## [What the task requires]
Scan the entries and copy each line where the word "warnings" is present.

(Stored data entries)
########

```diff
@@ -490,46 +507,61 @@
                 pd = mkd((dhi(pd) & 0x7fffffff) | (dhi(cy) & (int)0x80000000), dlo(pd));
                 if (__builtin_expect(WPB == 1 ? zmask != 0ull : uni_eq(sum, 0.0), 0)) {
                     const double dr = fma(sg, P2o, P1o), di = fma(-sg, P4o, P3o);
-                    const double2 sp = silence_pd(dr, di, prv, soft < 0.0, fo_sum, n_soft + (((my_soft_off - soft_off0) & soft_bmask) >> 3),
+                    const double2 sp = silence_pd(dr, di, prv, soft < 0.0, fo_sum, n_soft + (((soft_v + 8u * kSlot - soft_off0) & soft_bmask) >> 3),
                                                   P1o, P2o, P3o, P4o);
                     pd = sp.x;
                     edge_ties += uni((uint32_t)sp.y);
                 }
-                const double fo_new = fma(kc_gain, pd, fo);
-                asm("v_max_f64 %0, %1, %2\n\tv_min_f64 %0, %0, %3" : "=&v"(fo) : "v"(fo_new), "v"(kc_nfomax), "v"(kc_fomax));
+                fo_raw = fma(kc_gain, pd, fo);
             }
             fo_sum = fo_sum_next;
             cur.a = P1o; cur.b = P2o; cur.c = P3o; cur.d = P4o;
         };
 
-        auto sym = [&](auto tag, PrevSums& cur, const PrevSums& prv) { symbol_r(tag, cur, prv); };
+        auto fo_settle = [&]() {
+            asm("v_max_f64 %0, %1, %2\n\tv_min_f64 %0, %0, %3" : "=&v"(fo) : "v"(fo_raw), "v"(kc_nfomax), "v"(kc_fomax));
+            fo_raw = fo;
+        };
+        using Slot0 = std::integral_constant<uint32_t, 0>;
+        using Slot1 = std::integral_constant<uint32_t, 1>;
+        using Slot2 = std::integral_constant<uint32_t, 2>;
+        using Slot3 = std::integral_constant<uint32_t, 3>;
+        auto sym = [&](auto tag, auto slot, PrevSums& cur, const PrevSums& prv) { symbol_r(tag, slot, cur, prv); };
 
         if (uni_lt(pos + 40.0 + 10.0, Nd)) {
             (void)housekeeping(pos);
             fetch(pos, true);
-            sym(TagFirst{}, qp, qp);
+            sym(TagFirst{}, Slot0{}, qp, qp);
+            soft_advance(1u);
             if (__builtin_expect(uni_lt(2000.0, fabs(fo)), 0) && uni_lt(pos + 40.0 + 10.0, Nd)) {
                 (void)housekeeping(pos);
                 fetch(pos, false);
-                sym(TagSecond{}, qq, qp);
+                sym(TagSecond{}, Slot0{}, qq, qp);
+                fo_settle();
+                soft_advance(1u);
                 qp = qq;
             }
             while (uni_lt(pos + 40.0 + 10.0, Nd)) {
                 uint32_t pairs = uni(housekeeping(pos)) >> 1;
                 if (F64 && overflow != 0) break;
                 fetch(pos, false);
+                const uint32_t batch = 2u * pairs + 1u;
                 for (uint32_t quads = pairs >> 1; quads != 0u; --quads) {
-                    sym(TagSteady{}, qq, qp);
-                    sym(TagSteady{}, qp, qq);
-                    sym(TagSteady{}, qq, qp);
-                    sym(TagSteady{}, qp, qq);
+                    sym(TagSteady{}, Slot0{}, qq, qp);
+                    sym(TagSteady{}, Slot1{}, qp, qq);
+                    sym(TagSteady{}, Slot2{}, qq, qp);
+                    sym(TagSteady{}, Slot3{}, qp, qq);
+                    soft_v += 32u;
                 }
                 pairs &= 1u;
                 for (; pairs != 0u; --pairs) {
-                    sym(TagSteady{}, qq, qp);
-                    sym(TagSteady{}, qp, qq);
+                    sym(TagSteady{}, Slot0{}, qq, qp);
+                    sym(TagSteady{}, Slot1{}, qp, qq);
+                    soft_v += 16u;
                 }
-                sym(TagSteady{}, qq, qp);
+                sym(TagSteady{}, Slot0{}, qq, qp);
+                fo_settle();
+                soft_advance(batch);
                 qp = qq;
             }
         }
```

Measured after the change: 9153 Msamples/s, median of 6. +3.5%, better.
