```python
class _Block(nn.Module):
    expansion = 4
    deformable = False
    feeds_deformable = False

    def __init__(self, inplanes, planes, stride=1, dilation=1, downsample=None, fix_bn=True, deformable_group=1):
        super().__init__()
        make_bn = _frozen_bn if fix_bn else nn.BatchNorm2d
        self.conv1 = nn.Conv2d(inplanes, planes, 1, stride=stride, bias=False)
        self.bn1 = make_bn(planes)
        if self.deformable:
            self.conv2_offset = nn.Conv2d(planes, 18 * deformable_group, 3, padding=1)
            nn.init.zeros_(self.conv2_offset.weight)
            nn.init.zeros_(self.conv2_offset.bias)
            self.conv2 = DeformConv(planes, planes, 3, stride=1, padding=dilation, dilation=dilation, bias=False)
        else:
            self.conv2 = nn.Conv2d(planes, planes, 3, padding=dilation, dilation=dilation, bias=False)
        self.bn2 = make_bn(planes)
        self.conv3 = nn.Conv2d(planes, planes * self.expansion, 1, bias=False)
        self.bn3 = make_bn(planes * self.expansion)
        self.downsample = downsample
        self.stride = stride

    def forward(self, x):
        if isinstance(self.bn1, nn.Identity):
            return self.forward_chain(x)[0]
        y = torch.relu_(self.bn1(self.conv1(x)))
        y = self.conv2(y, self.conv2_offset(y)) if self.deformable else self.conv2(y)
        y = torch.relu_(self.bn2(y))
        y = self.bn3(self.conv3(y))
        y += x if self.downsample is None else self.downsample(x)
        return torch.relu_(y)


    def forward_chain(self, x, y1=None, nxt=None):
        if y1 is None and hipconv.use_block(self, x):
            return hipconv.block(self, x), None
        ad = hipconv.act_dtype()
        shortcut = None
        if y1 is None and self.downsample is not None and hipconv.use_siblings(self.conv1, self.downsample[0], x):
            y, shortcut = hipconv.conv_siblings(self.conv1, self.downsample[0], x)
        else:
            y = hipconv.conv(self.conv1, x, relu=True, out_dtype=torch.float32 if self.deformable else ad) if y1 is None else y1
        if self.deformable:
            off = hipconv.conv(self.conv2_offset, y)
            y, y_in = hipconv.dcn(self.conv2, y, off, relu=True), y
            hipconv._trace('dcn', module=self.conv2, xs=[y_in], offsets=[off], outs=[y], relu=True, 
                           form='dcn_fused' + (' bf16' if hipconv.ops.dcn_precision() == 'bf16' else ''))
        else:
            y = hipconv.conv(self.conv2, y, relu=True, out_dtype=ad, winograd='f2x2' if self.feeds_deformable else True)
        if shortcut is None:
            shortcut = x if self.downsample is None else hipconv.conv(self.downsample[0], x, out_dtype=ad)
        if nxt is not None and isinstance(nxt.bn1, nn.Identity) and hipconv.use_pair(self.conv3, nxt.conv1, y, shortcut):
            return hipconv.conv_pair(self.conv3, nxt.conv1, y, shortcut)
        return hipconv.conv(self.conv3, y, relu=True, residual=shortcut, out_dtype=ad), None


class Bottleneck(_Block):
    deformable = False


class DCNBottleneck(_Block):
    deformable = True


class conv1(nn.Module):

    def __init__(self, requires_grad=False):
        super().__init__()
        self.conv1 = nn.Conv2d(3, 64, 7, stride=2, padding=3, bias=False)
        self.bn1 = nn.BatchNorm2d(64)
        if not requires_grad:
            self.eval()
            for p in self.parameters():
                p.requires_grad = False

    def forward(self, x):
        if isinstance(self.bn1, nn.Identity) and hipconv.use_stem_pool(self.conv1, x):
            return hipconv.stem_pool(self.conv1, x)
        if isinstance(self.bn1, nn.Identity):
            return nn.functional.max_pool2d(hipconv.conv_stem(self.conv1, x, relu=True), 3, stride=2, padding=1)
        return nn.functional.max_pool2d(torch.relu_(self.bn1(self.conv1(x))), 3, stride=2, padding=1)


class res_block(nn.Module):

    def __init__(self, planes, blocks, block=Bottleneck, stride=1, dilation=1, fix_bn=True, with_dpyramid=False):
        super().__init__()
        width_in = planes if planes == 64 else planes * 2
        width_out = planes * block.expansion
        proj = None
        if stride != 1 or width_in != width_out:
            proj = nn.Sequential(nn.Conv2d(width_in, width_out, 1, stride=stride, bias=False),
                                 _frozen_bn(width_out) if fix_bn else nn.BatchNorm2d(width_out))
        kinds = [block] * blocks
        if with_dpyramid:
            kinds[-1] = DCNBottleneck
        mods = [kinds[0](width_in, planes, stride, dilation, proj, fix_bn)]
        mods += [k(width_out, planes, dilation=dilation, fix_bn=fix_bn) for k in kinds[1:]]
        self.layers = nn.Sequential(*mods)

    def forward(self, x):
        blocks = list(self.layers)
        if not all(isinstance(b.bn1, nn.Identity) for b in blocks):
            return self.layers(x)
        y1 = None
        for i, blk in enumerate(blocks):
            x, y1 = blk.forward_chain(x, y1, blocks[i + 1] if i + 1 < len(blocks) else None)
        return x


class ResNetBackbone(nn.Module):

    def __init__(self, blocks):
        super().__init__()
        net = config.network
        self.fix_bn, self.freeze_at = net.backbone_fix_bn, net.backbone_freeze_at
        dconv_from = net.backbone_with_dconv
        r5 = dict(stride=1, dilation=2) if net.backbone_with_dilation else dict(stride=2, dilation=1)
        self.conv1 = conv1(requires_grad=False)
        self.res2 = res_block(64, blocks[0], fix_bn=self.fix_bn)
        for idx, (planes, n, kw) in enumerate([(128, blocks[1], dict(stride=2, with_dpyramid=net.backbone_with_dpyramid)),
                                               (256, blocks[2], dict(stride=2, with_dpyramid=net.backbone_with_dpyramid)),
                                               (512, blocks[3], r5)], start=3):
            kind = DCNBottleneck if dconv_from <= idx else Bottleneck
            setattr(self, 'res%d' % idx, res_block(planes, n, block=kind, fix_bn=self.fix_bn, **kw))
        blocks_in_order = [b for name in ('res2', 'res3', 'res4', 'res5') for b in getattr(self, name).layers]
        last_dcn = max([i for i, b in enumerate(blocks_in_order) if b.deformable], default=-1)
        for b in blocks_in_order[:last_dcn + 1]:
            b.feeds_deformable = not b.deformable

    def forward(self, x):
        feats = []
        x = self.conv1(x)
        for name in ('res2', 'res3', 'res4', 'res5'):
            x = getattr(self, name)(x)
            feats.append(x)
        return tuple(feats)


def _fold(conv, bn):
    with torch.no_grad():
        scale = bn.weight / torch.sqrt(bn.running_var + bn.eps)
        shift = bn.bias - bn.running_mean * scale
        conv.weight.mul_(scale.view(-1, 1, 1, 1))
        if conv.bias is None:
            conv.bias = nn.Parameter(shift.clone(), requires_grad=False)
        else:
            conv.bias.mul_(scale).add_(shift)


def fold_frozen_bn(module):
    for m in module.modules():
        if isinstance(m, _Block):
            for c, b in (('conv1', 'bn1'), ('conv2', 'bn2'), ('conv3', 'bn3')):
                if isinstance(getattr(m, b), nn.BatchNorm2d):
                    _fold(getattr(m, c), getattr(m, b))
                    setattr(m, b, nn.Identity())
            if m.downsample is not None and isinstance(m.downsample[1], nn.BatchNorm2d):
                _fold(m.downsample[0], m.downsample[1])
                m.downsample[1] = nn.Identity()
        elif isinstance(m, conv1) and isinstance(m.bn1, nn.BatchNorm2d):
            _fold(m.conv1, m.bn1)
            m.bn1 = nn.Identity()
    return module


_TORCHVISION_STAGE = {'layer1': 'res2', 'layer2': 'res3', 'layer3': 'res4', 'layer4': 'res5'}


class resnet_rcnn(nn.Module):

    def name_mapping(self, name, resume=False):
        if resume:
            return name[len('module.'):] if name.startswith('module.') else name
        if name.startswith(('conv1', 'bn1')):
            return 'resnet_backbone.conv1.' + name
        for tv, ours in _TORCHVISION_STAGE.items():
            name = name.replace(tv, 'resnet_backbone.%s.layers' % ours)
        return name

    def load_state_dict(self, state_dict, resume=False, strict=False):
        own = self.state_dict()
        mapped = {self.name_mapping(k, resume): v for k, v in state_dict.items()}
        for key, val in mapped.items():
            if key not in own:
                warnings.warn('unexpected key "%s" in state_dict' % key)
            elif own[key].shape != val.shape:
                warnings.warn('shape mismatch for %s: model %s vs checkpoint %s' % (key, tuple(own[key].shape), tuple(val.shape)))
            else:
                own[key].copy_(val.data if isinstance(val, nn.Parameter) else val)
        missing = sorted(set(own) - set(mapped))
        if missing:
            warnings.warn('missing keys in state_dict: %s' % missing)
```

upsnet_amd/ops.py:

```python
import os

import numpy as np
import torch

from . import _lib
from ._lib import addr, check, f32c, float_array, i32c, i64c, int_array, lib, nhwc, ptr, ptr_array, require_cuda, stream, written


PROFILE = {'enabled': False, 'events': []}


def _prof_begin():
    if not PROFILE['enabled']:
        return None
    ev0 = torch.cuda.Event(enable_timing=True)
    ev0.record()
    return ev0


def _prof_end(ev0, kind, flops, nbytes, label=None):
    ev1 = torch.cuda.Event(enable_timing=True)
    ev1.record()
    PROFILE['events'].append((kind, ev0, ev1, flops, nbytes) if label is None else (kind, ev0, ev1, flops, nbytes, label))
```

########

## [Result for this exercise]
                warnings.warn('unexpected key "%s" in state_dict' % key)
                warnings.warn('shape mismatch for %s: model %s vs checkpoint %s' % (key, tuple(own[key].shape), tuple(val.shape)))
            warnings.warn('missing keys in state_dict: %s' % missing)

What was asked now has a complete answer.